Повисает тишина, а потом Марианна поворачивается к Терье и бормочет что-то о том, что Исак сходит с ума, о том, что Эвен что-то с ним сделал во время инцидента.
Инцидент.
Мой первый поцелуй.
— Не выдумывай, Марианна, — снова вздыхает явно раздражённый Терье. Ему уже довольно давно не приходилось ездить с женой. Для Исака очевидно, что отец готов взорваться, что внезапных резких поворотов и ударов по тормозам уже недостаточно, чтобы успокоить его.
— Не выдумывать? Не выдумывать?! Он улыбается, Терье. Улыбается, хотя закатывал истерику всего за несколько минут до того… до того, как случилось это.

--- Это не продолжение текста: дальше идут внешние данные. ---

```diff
diff --git a/weightedsampling.jl_b200/csrc/ws_vm_sl.cuh b/weightedsampling.jl_b200/csrc/ws_vm_sl.cuh
--- a/weightedsampling.jl_b200/csrc/ws_vm_sl.cuh
+++ b/weightedsampling.jl_b200/csrc/ws_vm_sl.cuh
@@ -250,6 +250,7 @@
 template <class Sig, int PP, int BLOCK, int K>
 __device__ __forceinline__ void ws_sl_store1(const double* __restrict__ R, const WsVmProgram& P, const unsigned first, const bool (&live)[PP]) {
     constexpr int r = Sig::store_reg[K];
+    if (P.store_ptr[K] == nullptr) return;
     double* __restrict__ ptr = P.store_ptr[K] + first;
 #pragma unroll
     for (int j = 0; j < PP; ++j)
```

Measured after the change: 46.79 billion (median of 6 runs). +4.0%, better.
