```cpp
struct split_gate_tmp { float er, e2, g, A, zt, d, n; };
template <bool ONERCP, int OP>
__device__ __forceinline__ void split_gate_op(split_gate_tmp &t, float ar, float ag, float az, float ax, float &s)
{
#pragma clang fp contract(off)
    if constexpr (OP == 0) t.er = __builtin_amdgcn_exp2f(ar);
    else if constexpr (OP == 1) t.e2 = __builtin_amdgcn_exp2f(az);
    else if constexpr (OP == 2) t.er = t.er + 1.0f;
    else if constexpr (OP == 3) t.er = __builtin_amdgcn_rcpf(t.er);
    else if constexpr (OP == 4) t.g = __builtin_fmaf(t.er, ag, ax);
    else if constexpr (OP == 5) t.A = __builtin_amdgcn_exp2f(t.g);
    else if constexpr (OP == 6) t.A = t.A + 1.0f;
    else if constexpr (ONERCP) {
        if constexpr (OP == 7) t.zt = __builtin_fmaf(0.5f, t.e2, 1.0f);
        else if constexpr (OP == 8) t.d = t.A * t.zt;
        else if constexpr (OP == 9) t.n = __builtin_fmaf(s, t.A, -t.e2);
        else if constexpr (OP == 10) t.d = __builtin_amdgcn_rcpf(t.d);
        else s = t.n * t.d;
    } else {
        if constexpr (OP == 7) t.zt = t.e2 + 1.0f;
        else if constexpr (OP == 8) t.d = __builtin_amdgcn_rcpf(t.A);
        else if constexpr (OP == 9) t.n = __builtin_fmaf(-2.0f, t.d, 1.0f);
        else if constexpr (OP == 10) t.zt = __builtin_amdgcn_rcpf(t.zt);
        else { const float df = s - t.n; s = __builtin_fmaf(t.zt, df, t.n); }
    }
}
#define DGRP_SPLIT_GATE_OPS 12
template <bool ONERCP>
__device__ __forceinline__ float split_gate_chain(float ar, float ag, float az, float ax, float s)
{
    split_gate_tmp t;
    split_gate_op<ONERCP, 0>(t, ar, ag, az, ax, s); split_gate_op<ONERCP, 1>(t, ar, ag, az, ax, s);
    split_gate_op<ONERCP, 2>(t, ar, ag, az, ax, s); split_gate_op<ONERCP, 3>(t, ar, ag, az, ax, s);
    split_gate_op<ONERCP, 4>(t, ar, ag, az, ax, s); split_gate_op<ONERCP, 5>(t, ar, ag, az, ax, s);
    split_gate_op<ONERCP, 6>(t, ar, ag, az, ax, s); split_gate_op<ONERCP, 7>(t, ar, ag, az, ax, s);
    split_gate_op<ONERCP, 8>(t, ar, ag, az, ax, s); split_gate_op<ONERCP, 9>(t, ar, ag, az, ax, s);
    split_gate_op<ONERCP, 10>(t, ar, ag, az, ax, s); split_gate_op<ONERCP, 11>(t, ar, ag, az, ax, s);
    return s;
}
template <bool ONERCP> __device__ __forceinline__ float split_state_h(float s)
{
#pragma clang fp contract(off)
    return ONERCP ? s + 1.0f : s;
}
__device__ __forceinline__ uint2 split_pack4(const float h[4])
{
    uint2 r;
    asm("v_cvt_pk_f16_f32 %0, %1, %2" : "=v"(r.x) : "v"(h[0]), "v"(h[1]));
    asm("v_cvt_pk_f16_f32 %0, %1, %2" : "=v"(r.y) : "v"(h[2]), "v"(h[3]));
    return r;
}
__device__ __forceinline__ void split_residual4(float h[4], uint2 hi)
{
    asm("v_fma_mix_f32 %0, %1, -1.0, %0 op_sel_hi:[1,0,0]" : "+v"(h[0]) : "v"(hi.x));
    asm("v_fma_mix_f32 %0, %1, -1.0, %0 op_sel:[1,0,0] op_sel_hi:[1,0,0]" : "+v"(h[1]) : "v"(hi.x));
    asm("v_fma_mix_f32 %0, %1, -1.0, %0 op_sel_hi:[1,0,0]" : "+v"(h[2]) : "v"(hi.y));
    asm("v_fma_mix_f32 %0, %1, -1.0, %0 op_sel:[1,0,0] op_sel_hi:[1,0,0]" : "+v"(h[3]) : "v"(hi.y));
}
__device__ __forceinline__ void split_hi_lo4(const float h[4], uint2 &hv, uint2 &lv)
{
    float r[4] = { h[0], h[1], h[2], h[3] };
    hv = split_pack4(r);
    split_residual4(r, hv);
    lv = split_pack4(r);
}

__device__ __forceinline__ float wave_half_sum(float h, float half)
{
#pragma clang fp contract(off)
    float t = half * h;
    asm("s_nop 1\n\tv_fmac_f32_dpp %0, %1, %2 row_ror:8 row_mask:0xf bank_mask:0xf" : "+v"(t) : "v"(h), "v"(half));
    return t;
}

__device__ __forceinline__ void split_lstm_cell(float ai, float af, float ac, float ao, float &c, float &h)
{
#pragma clang fp contract(off)
    const float ig = __builtin_amdgcn_rcpf(1.0f + __builtin_amdgcn_exp2f(ai));
    const float fg = __builtin_amdgcn_rcpf(1.0f + __builtin_amdgcn_exp2f(af));
    const float tc = __builtin_fmaf(-2.0f, __builtin_amdgcn_rcpf(1.0f + __builtin_amdgcn_exp2f(ac)), 1.0f);
    const float it = ig * tc;
    c = __builtin_fmaf(fg, c, it);
    const float og = __builtin_amdgcn_rcpf(1.0f + __builtin_amdgcn_exp2f(ao));
    const float e2 = __builtin_amdgcn_exp2f(2.8853900817779268f * c);
    const float th = __builtin_fmaf(-2.0f, __builtin_amdgcn_rcpf(1.0f + e2), 1.0f);
    h = og * th;
}
```

### deepgrp_amd/csrc/gru_split2.hip

```cpp
#include "gru_shared.h"
#include <mutex>
#include <type_traits>

typedef unsigned u32x4 __attribute__((ext_vector_type(4)));

namespace {

constexpr int NW = 4, UP = 128, KS = 4, HPAD = 16, HS = UP + HPAD;
constexpr int XT_PITCH = 4 * 128 * 4 + 32;

struct split2_weights {
    u32x4 hi[3][KS][2], lo[3][KS][2];
    u32x4 Bd_hi, Bd_lo;
};

#define LOAD2(a, pa, b, pb)                                                                                             \
    asm volatile("global_load_dwordx4 %0, %2, off\n\tglobal_load_dwordx4 %1, %3, off\n\ts_waitcnt vmcnt(0)"            \
                 : "=&a"(a), "=&a"(b) : "v"(pa), "v"(pb) : "memory")

#define MFMA_R(acc, Wf, b) asm volatile("v_mfma_f32_16x16x32_f16 %0, %1, %2, %0" : "+v"(acc) : "a"(Wf), "v"(b))
#define MFMA_D(acc, a, Wf) asm volatile("v_mfma_f32_16x16x32_f16 %0, %1, %2, %0" : "+v"(acc) : "v"(a), "a"(Wf))
#define MFMA_DZ(acc, a, Wf) asm volatile("v_mfma_f32_16x16x32_f16 %0, %1, %2, 0" : "=&v"(acc) : "v"(a), "a"(Wf))

struct tile_state {
    gru_params p;
    wg_ctx ctx;
    unsigned hcur, hnxt, lcur, lnxt;
    unsigned myseq;
    float h[16];
    f32x4 ar[4], ag[4], az[4], ax[4];
    f32x4 dpl;
    unsigned tabf, tabr;
    half8 f0h[2], f0l[2];
    int p_off;
    int64_t p_row0;
    bool pr_on;
};
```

— Это был поцелуй, мам, — вмешивается Исак, продолжая улыбаться и смотреть на деревья. Ему всё равно. Сегодня ему плевать.
Окситоцин. Окситоцин.
— Исак! — вскрикивает она в ужасе.
— Папа, ты не мог бы сделать погромче? Мне нравится эта песня.
Папа. Слово кажется чужим на языке, оставляет после себя кислый привкус. Вообще-то он не называл отца «папой» много лет.
«Наука делает тебя мягким?» — слова эхом отзываются у него в голове.
Грёбаный Эвен.
— Э-э-э, конечно, сынок, — говорит ему отец, и его голос звучит спокойнее.